To prepare for his debut, Sluman maintained a busy PGA TOUR schedule, playing in 21 events in 2007 and earning a high finish at the U.S. Bank Championship in Milwaukee in late July with a tie for ninth. The 50-year-old also kept up a rigorous practice routine and made a few necessary tweaks in his golf game.

Sluman can't wait to see if the practice paid off when he hits first tee shot at the Rock Barn Golf and Spa at 11:25 a.m. ET on Friday. He also plans to play the final four events on the Champions Tour and, if he earns enough money in the next five events to place in the top 30 on the money list, could make it to the season-ending Charles Schwab Cup Championship.

"If I had been born a little earlier, I would have been at Pebble a couple of weeks ago," he said. "I knew as soon as I was going to turn 50 that I was going to play them out. So I think I was probably -- except for Dana Quigley, the only guy to commit to the last five tournaments [of the year] in January."

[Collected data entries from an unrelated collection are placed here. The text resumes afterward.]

template <int NP>
__device__ __forceinline__ void split_pair(const float x, const float y, unsigned (&w)[NP]) {
    if constexpr (NP == 1) {
        w[0] = __builtin_bit_cast(unsigned, __builtin_convertvector((f32x2){x, y}, bf16x2));
    } else {
        const unsigned ux = __float_as_uint(x), uy = __float_as_uint(y);
        w[0] = __builtin_amdgcn_perm(uy, ux, 0x07060302u);
        const float rx = x - __uint_as_float(ux & 0xFFFF0000u), ry = y - __uint_as_float(uy & 0xFFFF0000u);
        const unsigned vx = __float_as_uint(rx), vy = __float_as_uint(ry);
        w[1] = __builtin_amdgcn_perm(vy, vx, 0x07060302u);
        const float sx = rx - __uint_as_float(vx & 0xFFFF0000u), sy = ry - __uint_as_float(vy & 0xFFFF0000u);
// ... 493 lines not shown
        for (int c = cbeg; c < nchunks; ++c) {
            const int buf = (c - cbeg) & 1;
            if (c + 1 < nchunks) load_chunk(c + 1, ra0, rb0);
            compute(buf);
            if (c + 1 < nchunks) store_chunk(buf ^ 1, ra0, rb0);
            __syncthreads();
        }
    }

    const int N = g.Cout;
    if (pslab) {
#pragma unroll
        for (int rt = 0; rt < RT; ++rt)
#pragma unroll
            for (int r = 0; r < 4; ++r)
#pragma unroll
                for (int ct = 0; ct < CT; ++ct)
                    pslab[(wrow + rt * 16 + q * 4 + r) * BN + wcol + ct * 16 + lr] = acc[rt][ct][r];
        continue;
    }
    if (slab) {
        float* Pz = slab + (size_t)blockIdx.z * g.M * N;
#pragma unroll
        for (int rt = 0; rt < RT; ++rt)
#pragma unroll
            for (int r = 0; r < 4; ++r) {
                const int row = m0 + wrow + rt * 16 + q * 4 + r;
                if (row >= g.M) continue;
#pragma unroll
                for (int ct = 0; ct < CT; ++ct) {
                    const int col = n0 + wcol + ct * 16 + lr;
                    if (col < N) Pz[(size_t)row * N + col] = acc[rt][ct][r];
                }
            }
        continue;
    }
    float csum[CT], csq[CT], bias_v[CT];
#pragma unroll
    for (int ct = 0; ct < CT; ++ct) {
        csum[ct] = 0.f; csq[ct] = 0.f;
        const int col = n0 + wcol + ct * 16 + lr;
        bias_v[ct] = (e.bias && col < N) ? e.bias[col] : 0.f;
    }
    const bool whole = m0 + BM <= g.M && (N % BN) == 0 && e.out_stride == 1;
    const uint32_t e_lane = (uint32_t)((m0 + wrow + q * 4) * N + n0 + wcol + lr) * 4u;
    const __amdgpu_buffer_rsrc_t yrs = __builtin_amdgcn_make_buffer_rsrc(Y, 0, g.M * N * 4, 0x00020000);
    if (whole && !e.dropout && !e.mask && !e.accumulate) {
        auto store_all = [&](auto relu_c, auto stats_c) {
#pragma unroll
            for (int rt = 0; rt < RT; ++rt)
#pragma unroll
                for (int r = 0; r < 4; ++r) {
                    const int soff = (rt * 16 + r) * N * 4;
#pragma unroll
                    for (int ct = 0; ct < CT; ++ct) {
                        float v = acc[rt][ct][r] + bias_v[ct];
                        if constexpr (decltype(relu_c)::value) v = fmaxf(v, 0.f);
                        __builtin_amdgcn_raw_buffer_store_b32(__float_as_uint(v), yrs, (int)(e_lane + ct * 64), soff, 0);
                        if constexpr (decltype(stats_c)::value) { csum[ct] += v; csq[ct] += v * v; }
                    }
                }
        };
        using T1 = std::integral_constant<bool, true>;
        using T0 = std::integral_constant<bool, false>;
        if (e.relu) { if (e.stats) store_all(T1{}, T1{}); else store_all(T1{}, T0{}); }
        else        { if (e.stats) store_all(T0{}, T1{}); else store_all(T0{}, T0{}); }
    } else if (whole && e.mask && !e.dropout && !e.relu && !e.bias && !e.stats) {
        const __amdgpu_buffer_rsrc_t mrs = __builtin_amdgcn_make_buffer_rsrc(const_cast<float*>(e.mask), 0, g.M * N * 4, 0x00020000);
#pragma unroll
        for (int rt = 0; rt < RT; ++rt) {
            float mk[4][CT], old[4][CT];
#pragma unroll
            for (int r = 0; r < 4; ++r)
#pragma unroll
                for (int ct = 0; ct < CT; ++ct) {
                    const int soff = (rt * 16 + r) * N * 4;
                    mk[r][ct] = __uint_as_float(__builtin_amdgcn_raw_buffer_load_b32(mrs, (int)(e_lane + ct * 64), soff, 0));
                    old[r][ct] = e.accumulate ? __uint_as_float(__builtin_amdgcn_raw_buffer_load_b32(yrs, (int)(e_lane + ct * 64), soff, 0)) : 0.f;
                }
#pragma unroll
            for (int r = 0; r < 4; ++r)
#pragma unroll
                for (int ct = 0; ct < CT; ++ct) {
                    const int soff = (rt * 16 + r) * N * 4;
                    float v = (mk[r][ct] > 0.f) ? acc[rt][ct][r] * e.mask_scale : 0.f;
                    if (e.accumulate) v += old[r][ct];
                    __builtin_amdgcn_raw_buffer_store_b32(__float_as_uint(v), yrs, (int)(e_lane + ct * 64), soff, 0);
                }
        }
    } else {
#pragma unroll
    for (int rt = 0; rt < RT; ++rt) {
#pragma unroll
        for (int r = 0; r < 4; ++r) {
            const int row = m0 + wrow + rt * 16 + q * 4 + r;
            if (row >= g.M) continue;
            size_t rbase;
            if (e.out_stride == 1) {
                rbase = (size_t)row * N;
            } else {
                int b = row / g.OHW, rr = row - b * g.OHW;
                int oh = rr / g.OW, ow = rr - oh * g.OW;
                rbase = ((size_t)(b * e.OHf + oh * e.out_stride) * e.OWf + ow * e.out_stride) * N;
            }
#pragma unroll
            for (int ct = 0; ct < CT; ++ct) {
                const int col = n0 + wcol + ct * 16 + lr;
                if (col >= N) continue;
                float v = acc[rt][ct][r] + bias_v[ct];
                if (e.relu) v = fmaxf(v, 0.f);
                const size_t off = rbase + col;
                if (e.dropout) {
                    uint32_t u24 = fmix32(e.drop_prefix ^ (uint32_t)((size_t)row * N + col)) >> 8;
                    v = (u24 >= e.drop_thr) ? v * e.drop_scale : 0.f;
                }
                if (e.mask) v = (e.mask[off] > 0.f) ? v * e.mask_scale : 0.f;
                if (e.accumulate) v += Y[off];
                Y[off] = v;
                csum[ct] += v;
                csq[ct] += v * v;
            }
        }
    }
    }
    if (e.stats) {
        float* red = PLANES ? reinterpret_cast<float*>(&Ah[0][0]) : &As[0][0];
#pragma unroll
        for (int ct = 0; ct < CT; ++ct) {
            csum[ct] += __shfl_xor(csum[ct], 16, 64);
            csq[ct] += __shfl_xor(csq[ct], 16, 64);
            csum[ct] += __shfl_xor(csum[ct], 32, 64);
            csq[ct] += __shfl_xor(csq[ct], 32, 64);
            if (q == 0) {
                const int c = wcol + ct * 16 + lr;
                red[((wave / WN) * BN + c) * 2] = csum[ct];
                red[((wave / WN) * BN + c) * 2 + 1] = csq[ct];
            }
        }
        __syncthreads();
        if (t < BN && n0 + t < N) {
            float a = 0.f, b = 0.f;
#pragma unroll
            for (int w = 0; w < WM; ++w) { a += red[(w * BN + t) * 2]; b += red[(w * BN + t) * 2 + 1]; }
            e.stats[((size_t)mtile * 2) * N + n0 + t] = a;
            e.stats[((size_t)mtile * 2 + 1) * N + n0 + t] = b;
        }
    }
    }
}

In addition to serving as Jack Nicklaus' assistant captain for the upcoming Presidents Cup competition, Sluman might also get a little distracted from his playing duties by following his beloved Cubbies -- who haven't won a World Series since 1908 -- end-of-season play. Sluman originally hails from Rochester, N.Y., and attended Florida State University but now lives in Hinsdale, Ill., and roots hard for his Chicago Bulls, Cubs and Bears.

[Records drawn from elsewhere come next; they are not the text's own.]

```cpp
struct pepsgpu_ctx {
// ... 681 lines not shown
  const size_t lsm = chol_lowrank_smem_bytes(n), smem = chol_smem_bytes(n);
  allow_dynamic_lds(reinterpret_cast<const void *>(&chol_lowrank_kernel<T>), lsm);
  allow_dynamic_lds(reinterpret_cast<const void *>(&chol_upper_kernel<T>), smem);
  hipLaunchKernelGGL(chol_lowrank_kernel<T>, dim3(nbatch), dim3(256), lsm, 0, (const double *)dG, (long)n * n, n, dR,
                     (long)n * n, dml);
  PG_CHECK_HIP(hipGetLastError());
  launch_chol_upper<T>(0, nbatch, dG, (long)n * n, n, dR, (long)n * n, dml, 1);
  PG_CHECK_HIP(hipGetLastError());
  PG_CHECK_HIP(hipDeviceSynchronize());
  PG_CHECK_HIP(hipMemcpy(Rout, dR, ne * sizeof(T), hipMemcpyDeviceToHost));
  PG_CHECK_HIP(hipMemcpy(mlive, dml, nbatch * sizeof(int), hipMemcpyDeviceToHost));
  (void)hipFree(dG); (void)hipFree(dR); (void)hipFree(dml);
}
extern "C" int pepsgpu_diag_chol_adaptive(int dtype_out, const double *G, int n, int nbatch, void *R_out, int32_t *mlive_out) {
  return guarded(nullptr, [&]() {
    if (dtype_out == 0) diag_chol_adaptive_t<float>(G, n, nbatch, R_out, mlive_out);
    else diag_chol_adaptive_t<double>(G, n, nbatch, R_out, mlive_out);
  });
}
template <typename T, int KCAP>
static void diag_gram_chol_t(const void *P, int K, int n, int nbatch, void *Rout, int32_t *mlive) {
  T *dP, *dR;
  int *dml;
  PG_REQUIRE(n <= 256, 1, "n too large for the fused low-rank kernel");
  PG_CHECK_HIP(hipMalloc(&dP, (size_t)K * n * nbatch * sizeof(T)));
  PG_CHECK_HIP(hipMalloc(&dR, (size_t)n * n * nbatch * sizeof(T)));
  PG_CHECK_HIP(hipMalloc(&dml, nbatch * sizeof(int)));
  PG_CHECK_HIP(hipMemcpy(dP, P, (size_t)K * n * nbatch * sizeof(T), hipMemcpyHostToDevice));
  PG_CHECK_HIP(hipMemset(dR, 0, (size_t)n * n * nbatch * sizeof(T)));
  const int npass = K > KCAP ? 4 : 1;
  std::vector<int> hk(nbatch, 0);
  for (int b = 0; b < nbatch; ++b)
    for (int r = 0; r < K; ++r) {
      const T *row = (const T *)P + ((size_t)b * K + r) * n;
      for (int c = 0; c < n; ++c)
        if (row[c] != T(0)) { hk[b] = r + 1; break; }
    }
  int *dk;
  PG_CHECK_HIP(hipMalloc(&dk, nbatch * sizeof(int)));
  PG_CHECK_HIP(hipMemcpy(dk, hk.data(), nbatch * sizeof(int), hipMemcpyHostToDevice));
  launch_gram_chol_lowrank<T, KCAP>(0, nbatch, (const T *)dP, (long)K * n, n, (const int *)dk, 1, K, dR, (long)n * n, dml, 1,
                                    (const int *)nullptr, npass);
  PG_CHECK_HIP(hipDeviceSynchronize());
  (void)hipFree(dk);
  PG_CHECK_HIP(hipDeviceSynchronize());
  PG_CHECK_HIP(hipMemcpy(Rout, dR, (size_t)n * n * nbatch * sizeof(T), hipMemcpyDeviceToHost));
  PG_CHECK_HIP(hipMemcpy(mlive, dml, nbatch * sizeof(int), hipMemcpyDeviceToHost));
  (void)hipFree(dP); (void)hipFree(dR); (void)hipFree(dml);
}
extern "C" int pepsgpu_diag_gram_chol(int dtype, const void *P, int K, int n, int nbatch, void *R_out, int32_t *mlive_out) {
  return guarded(nullptr, [&]() {
    if (dtype == 0) diag_gram_chol_t<float, 96>(P, K, n, nbatch, R_out, mlive_out);
    else diag_gram_chol_t<double, 48>(P, K, n, nbatch, R_out, mlive_out);
  });
}
template <typename T>
static void diag_gram_cols_t(const void *P, int K, int n, int nbatch, const int32_t *klive, double *G) {
  T *dP;
  double *dG;
  int *dk = nullptr;
  PG_CHECK_HIP(hipMalloc(&dP, (size_t)K * n * nbatch * sizeof(T)));
  PG_CHECK_HIP(hipMalloc(&dG, (size_t)n * n * nbatch * sizeof(double)));
  PG_CHECK_HIP(hipMemcpy(dP, P, (size_t)K * n * nbatch * sizeof(T), hipMemcpyHostToDevice));
  PG_CHECK_HIP(hipMemset(dG, 0, (size_t)n * n * nbatch * sizeof(double)));
  if (klive) {
    PG_CHECK_HIP(hipMalloc(&dk, nbatch * sizeof(int)));
    PG_CHECK_HIP(hipMemcpy(dk, klive, nbatch * sizeof(int), hipMemcpyHostToDevice));
  }
  launch_gram_cols_f64<T>(0, nbatch, (const T *)dP, (long)K * n, n, n, (const int *)dk, 1, K, dG, (const int *)nullptr, 1,
                          (const int *)nullptr, (unsigned long long *)nullptr, (unsigned long long *)nullptr);
  PG_CHECK_HIP(hipDeviceSynchronize());
  PG_CHECK_HIP(hipMemcpy(G, dG, (size_t)n * n * nbatch * sizeof(double), hipMemcpyDeviceToHost));
  (void)hipFree(dP); (void)hipFree(dG); if (dk) (void)hipFree(dk);
}
extern "C" int pepsgpu_diag_gram_cols(int dtype, const void *P, int K, int n, int nbatch, const int32_t *klive, double *G_out) {
  return guarded(nullptr, [&]() {
    PG_REQUIRE(K >= 1 && n >= 1 && n <= 256 && nbatch >= 1, 1, "bad sizes");
    if (dtype == 0) diag_gram_cols_t<float>(P, K, n, nbatch, klive, G_out); else diag_gram_cols_t<double>(P, K, n, nbatch, klive, G_out);
  });
}
extern "C" int pepsgpu_diag_gram_rows(const float *M, int n, int K, int nbatch, const int32_t *nrows, double *G_out) {
  return guarded(nullptr, [&]() {
    PG_REQUIRE(n >= 1 && n <= 256 && K >= 16 && K % 16 == 0 && nbatch >= 1 && nrows, 1, "bad sizes");
    float *dM; double *dG; int *dn;
    const size_t ne = (size_t)n * K * nbatch;
    PG_CHECK_HIP(hipMalloc(&dM, ne * sizeof(float)));
    PG_CHECK_HIP(hipMalloc(&dG, (size_t)n * n * nbatch * sizeof(double)));
    PG_CHECK_HIP(hipMalloc(&dn, nbatch * sizeof(int)));
    PG_CHECK_HIP(hipMemcpy(dM, M, ne * sizeof(float), hipMemcpyHostToDevice));
    PG_CHECK_HIP(hipMemcpy(dn, nrows, nbatch * sizeof(int), hipMemcpyHostToDevice));
    PG_CHECK_HIP(hipMemset(dG, 0, (size_t)n * n * nbatch * sizeof(double)));
    launch_gram_rows_f64<float>(0, nbatch, dM, (long)n * K, K, n, dn, dG, (long)n * n, n, nullptr, nullptr, nullptr);
    PG_CHECK_HIP(hipDeviceSynchronize());
    PG_CHECK_HIP(hipMemcpy(G_out, dG, (size_t)n * n * nbatch * sizeof(double), hipMemcpyDeviceToHost));
    (void)hipFree(dM); (void)hipFree(dG); (void)hipFree(dn);
  });
}
extern "C" int pepsgpu_diag_mgemm_dense(const float *R, const float *Tt, int m, int la, int a_dim, int u_dim, int k2_dim, int tt_u_inner,
                                        int nbatch, const int32_t *m_live, const int32_t *a_live, const int32_t *k2_live, float *M_out) {
  return guarded(nullptr, [&]() {
    const int uk = u_dim * k2_dim;
    float *dR, *dT, *dM;
    int *dl[3] = {nullptr, nullptr, nullptr};
    const int32_t *hl[3] = {m_live, a_live, k2_live};
    PG_CHECK_HIP(hipMalloc(&dR, (size_t)m * la * nbatch * sizeof(float)));
    PG_CHECK_HIP(hipMalloc(&dT, (size_t)la * uk * nbatch * sizeof(float)));
// ... 239 lines not shown
```

### peps_amd/csrc/linalg.h

```cpp
#pragma once
#include "common.h"
#include "cplx.h"

namespace pepsgpu {

template <typename T> struct Eps;
template <> struct Eps<float> { static constexpr float v = 5.9604645e-8f; };
template <> struct Eps<double> { static constexpr double v = 1.1102230246251565e-16; };
template <typename R> struct Eps<cplx<R>> { static constexpr R v = Eps<R>::v; };
__device__ double g_eps64_rt = 1.1102230246251565e-16;
__device__ double g_eps32_rt = 5.9604644775390625e-8;
template <typename T> __device__ __forceinline__ double eps_rt() { return (double)Eps<T>::v; }
template <> __device__ __forceinline__ double eps_rt<float>() { return g_eps32_rt; }
template <> __device__ __forceinline__ double eps_rt<double>() { return g_eps64_rt; }

__device__ __forceinline__ double jr_rcp64(const double x) {
  double r = __builtin_amdgcn_rcp(x);
  r = r * (2.0 - x * r);
  r = r * (2.0 - x * r);
  return r * (2.0 - x * r);
}
__device__ __forceinline__ double jr_rsq64(const double x) {
  double r = __builtin_amdgcn_rsq(x);
  r = r * (1.5 - 0.5 * x * r * r);
// ... 867 lines not shown
        }
#pragma unroll
        for (int jb = 0; jb < RC; jb += 8) {
          if (jb < nl) {
#pragma unroll
            for (int j = jb; j < jb + 8; ++j) {
              if (j < nl) {
                const double rf = gw_readlane_f64(qq[j], lf);
                g0 = fma(-rf, q0[j], g0);
                g1 = fma(-rf, q1[j], g1);
              }
            }
          }
        }
      };
      if (f < 64) step(p0, q0, d0); else step(p1, q1, d1);
      g0 += h0; g1 += h1;
      const double inv = jr_rsq64(piv);
      const double v0 = (ok0 && c0 >= f) ? g0 * inv : 0.0, v1 = (ok1 && c1 >= f) ? g1 * inv : 0.0;
#pragma unroll
      for (int jb = 0; jb < RC; jb += 8) {
        if ((nl & ~7) == jb) {
#pragma unroll
          for (int j = jb; j < jb + 8; ++j) { q0[j] = (j == nl) ? v0 : q0[j]; q1[j] = (j == nl) ? v1 : q1[j]; }
        }
      }
      if (c0 > f) d0 -= v0 * v0;
      if (c1 > f) d1 -= v1 * v1;
      const float a = wave_sum_dpp((float)(v0 * v0 + v1 * v1));
      if (lane == nl) nrm_mine = a;
      ++nl;
    }
    k0 += npr;
    if (k0 >= Ktot) break;
  }
  const float fro = wave_sum_dpp(lane < nl ? nrm_mine : 0.f);
  const bool keep = lane < nl && (double)nrm_mine > eT * eT * (double)fro;
  const unsigned long long km = __ballot(keep);
  const int pos = keep ? __popcll(km & ((1ull << lane) - 1ull)) : -1;
  if (lane == 0) mlive_out[b] = __popcll(km);
  const double sc = maxd > 0.0 ? 1.0 / sqrt(maxd) : 1.0;
#pragma unroll
  for (int j = 0; j < RC; ++j) {
    if (j < nl) {
      const int pj = __builtin_amdgcn_readlane(pos, j);
      if (pj >= 0) {
        if (ok0) Rout[(long)pj * n + r0] = (float)(q0[j] * sc);
        if (ok1) Rout[(long)pj * n + r1] = (float)(q1[j] * sc);
      }
    }
  }
}

template <typename T>
inline void launch_colgram_chol(hipStream_t s, int nbatch, const T *P, long wP, int n, const int *kdyn, int kdyn_mul, int kmax,
                                T *R, long wR, int *mlive, int inner, const int *inner_live, int decline_code, bool hint_dense);

template <typename T, int KCAP>
inline void launch_gram_chol_lowrank(hipStream_t s, int nbatch, const T *P, long wP, int n, const int *kdyn, int kdyn_mul,
                                     int kmax, T *R, long wR, int *mlive, int inner, const int *inner_live,
                                     int max_pass = 1, bool hint_dense = false, int *scratch_list = nullptr) {
  constexpr bool no_narrow = false;
  const bool narrow = !no_narrow && (inner_live != nullptr || n <= 128);
  constexpr int KCAP_S = sizeof(T) == 4 ? 64 : 32;
  constexpr bool short_on = true;
  constexpr bool no_wave_static = false;
  const bool wave_static = sizeof(T) == 4 && !no_wave_static && kdyn == nullptr && kmax <= 64 && true;
  const bool short_first = narrow && short_on && (kdyn != nullptr || wave_static);
  bool first_done = false;
  if constexpr (sizeof(T) == 4) {
    constexpr bool no_cg = false;
    if (!no_cg && hint_dense && inner > 0 && n % inner == 0) {
      launch_colgram_chol<T>(s, nbatch, P, wP, n, kdyn, kdyn_mul, kmax, R, wR, mlive, inner, inner_live, -4, hint_dense);
      first_done = true;
    }
  }
  if (short_first && !first_done) {
    constexpr bool no_wave = false;
    bool done = false;
    if constexpr (sizeof(T) == 4) {
      if (!no_wave) {
        constexpr bool no_list = false;
        int *dl = no_list ? nullptr : scratch_list;
        if (dl) PG_CHECK_HIP(hipMemsetAsync(dl + nbatch, 0, sizeof(int), s));
        hipLaunchKernelGGL(gram_chol_wave_kernel, dim3((nbatch + 3) / 4), dim3(256), 0, s, (const float *)P, wP, n, kdyn, kdyn_mul, kmax,
                           (float *)R, wR, mlive, inner, inner_live, std::max(max_pass, 2), nbatch, dl);
        done = true;
        if (dl && narrow && n <= 128) {
          hipLaunchKernelGGL((gram_chol_lowrank_list_kernel<T, KCAP, 128>), dim3(std::min(nbatch, 512)), dim3(128), 0, s, P, wP, n, kdyn,
                             kdyn_mul, kmax, R, wR, mlive, inner, inner_live, 2, max_pass, (const int *)dl, (const int *)(dl + nbatch));
          PG_CHECK_HIP(hipGetLastError());
          return;
        }
      }
    }
    if (!done)
      hipLaunchKernelGGL((gram_chol_lowrank_kernel<T, KCAP_S, 128, 3, 16>), dim3(nbatch), dim3(128), 0, s, P, wP, n, kdyn, kdyn_mul, kmax,
                         R, wR, mlive, inner, inner_live, 0, std::max(max_pass, 2), 1);
  }
  const bool handed = short_first || first_done;
  if (narrow)
    hipLaunchKernelGGL((gram_chol_lowrank_kernel<T, KCAP, 128>), dim3(nbatch), dim3(128), 0, s, P, wP, n, kdyn, kdyn_mul, kmax,
                       R, wR, mlive, inner, inner_live, handed ? 2 : 0, max_pass, 0);
  if (!narrow || n > 128)
    hipLaunchKernelGGL((gram_chol_lowrank_kernel<T, KCAP, 256>), dim3(nbatch), dim3(256), 0, s, P, wP, n, kdyn, kdyn_mul, kmax,
                       R, wR, mlive, inner, inner_live, narrow ? 1 : (first_done ? 2 : 0), max_pass, 0);
  PG_CHECK_HIP(hipGetLastError());
}

template <typename T>
__global__ __launch_bounds__(256) void adopt_rows_flagged_kernel(const T *__restrict__ Pg, long wP, int cols,
                                                                 const int *__restrict__ kdyn, int kdyn_mul, int kmax,
                                                                 T *__restrict__ Rg, long wR, int *__restrict__ mlive,
                                                                 int inner = 1, const int *__restrict__ inner_live = nullptr) {
  if (mlive[blockIdx.x] >= 0) return;
  const int ilive = inner_live ? inner_live[blockIdx.x] : inner;
  __shared__ double s_red[4];
  const int tid = threadIdx.x, lane = tid & 63, wave = tid >> 6;
  const int K = kdyn ? max(0, min(kmax, kdyn[blockIdx.x] * kdyn_mul)) : kmax;
  const T *P = Pg + (long)blockIdx.x * wP;
  T *R = Rg + (long)blockIdx.x * wR;
  const long cnt = (long)K * cols;
  double a = 0.0;
  for (long e = tid; e < cnt; e += 256) { const double x = (e % inner) < ilive ? (double)P[e] : 0.0; a += x * x; }
  a = wave_sum(a);
  if (lane == 0) s_red[wave] = a;
  __syncthreads();
  const double nrm2 = s_red[0] + s_red[1] + s_red[2] + s_red[3];
  const double sc = nrm2 > 0.0 ? 1.0 / sqrt(nrm2) : 1.0;
  for (long e = tid; e < cnt; e += 256) R[e] = (e % inner) < ilive ? T((double)P[e] * sc) : T(0);
  if (tid == 0) mlive[blockIdx.x] = K;
}

template <typename T>
__global__ __launch_bounds__(256) void zero_dead_cols_kernel(T *__restrict__ Pg, long wP, int cols,
                                                             const int *__restrict__ kdyn, int kdyn_mul, int kmax,
                                                             int inner, const int *__restrict__ inner_live,
                                                             const int *__restrict__ flag) {
// ... 707 lines not shown
```

Before: 125,400.

## Add split-half wave Gram-Cholesky kernel with permlane32 swaps and make it default

Adds a new wave-level pivoted Gram-Cholesky kernel in which the two half-waves each hold alternate K rows of the panel. Partial dot products are combined with permlane32 swaps, and ds_bpermute prefetch overlaps with the FP64 FMAs. It is selected by default through an environment switch in the low-rank launch path, and a diagnostic C API entry is added for testing it. The aim is to halve per-lane register footprint and load/compute latency in the pivot dot loop, at the cost of extra cross-lane swaps and a new code path that must match the old numerics.

```diff
diff --git a/include/pepsgpu.h b/include/pepsgpu.h
--- a/include/pepsgpu.h
+++ b/include/pepsgpu.h
@@ -195,6 +195,8 @@
 int pepsgpu_diag_tgemm_chain(const int *dims7, const int32_t *live3_per_entry, int nbatch, const float *R, const float *A,
                              const float *W, float *P_out, int32_t *flags_out);
 int pepsgpu_diag_gram_chol(int dtype, const void *P, int K, int n, int nbatch, void *R_out, int32_t *mlive_out);
+int pepsgpu_diag_gram_chol_wave(const float *P, int K, int n, int nbatch, const int32_t *klive, int inner,
+                                const int32_t *inner_live, int max_pass, int form, float *R_out, int32_t *mlive_out);
 int pepsgpu_diag_chol_adaptive(int dtype_out, const double *G, int n, int nbatch, void *R_out, int32_t *mlive_out);
 int pepsgpu_diag_jacobi(int dtype, void *M, int m, int len, int nbatch, int k, void *Vt_out, void *S_out,
                         int force_global, int *sweeps_out);
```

"Did they win last night?" Sluman asked about his Cubs, who are tied with the Milwaukee Brewers in the National League Central standings. "They did, they held on to the lead! Yeah, baby. So now they are tied with Milwaukee. ...

"Milwaukee has probably got a little better pitching, but as they said, anybody can have a bad century. So maybe the 2000s are going to be the Cubs' year, who knows."

And who knows if 2007 will be Sluman's year on the Champions Tour? He's certainly anxious to find out.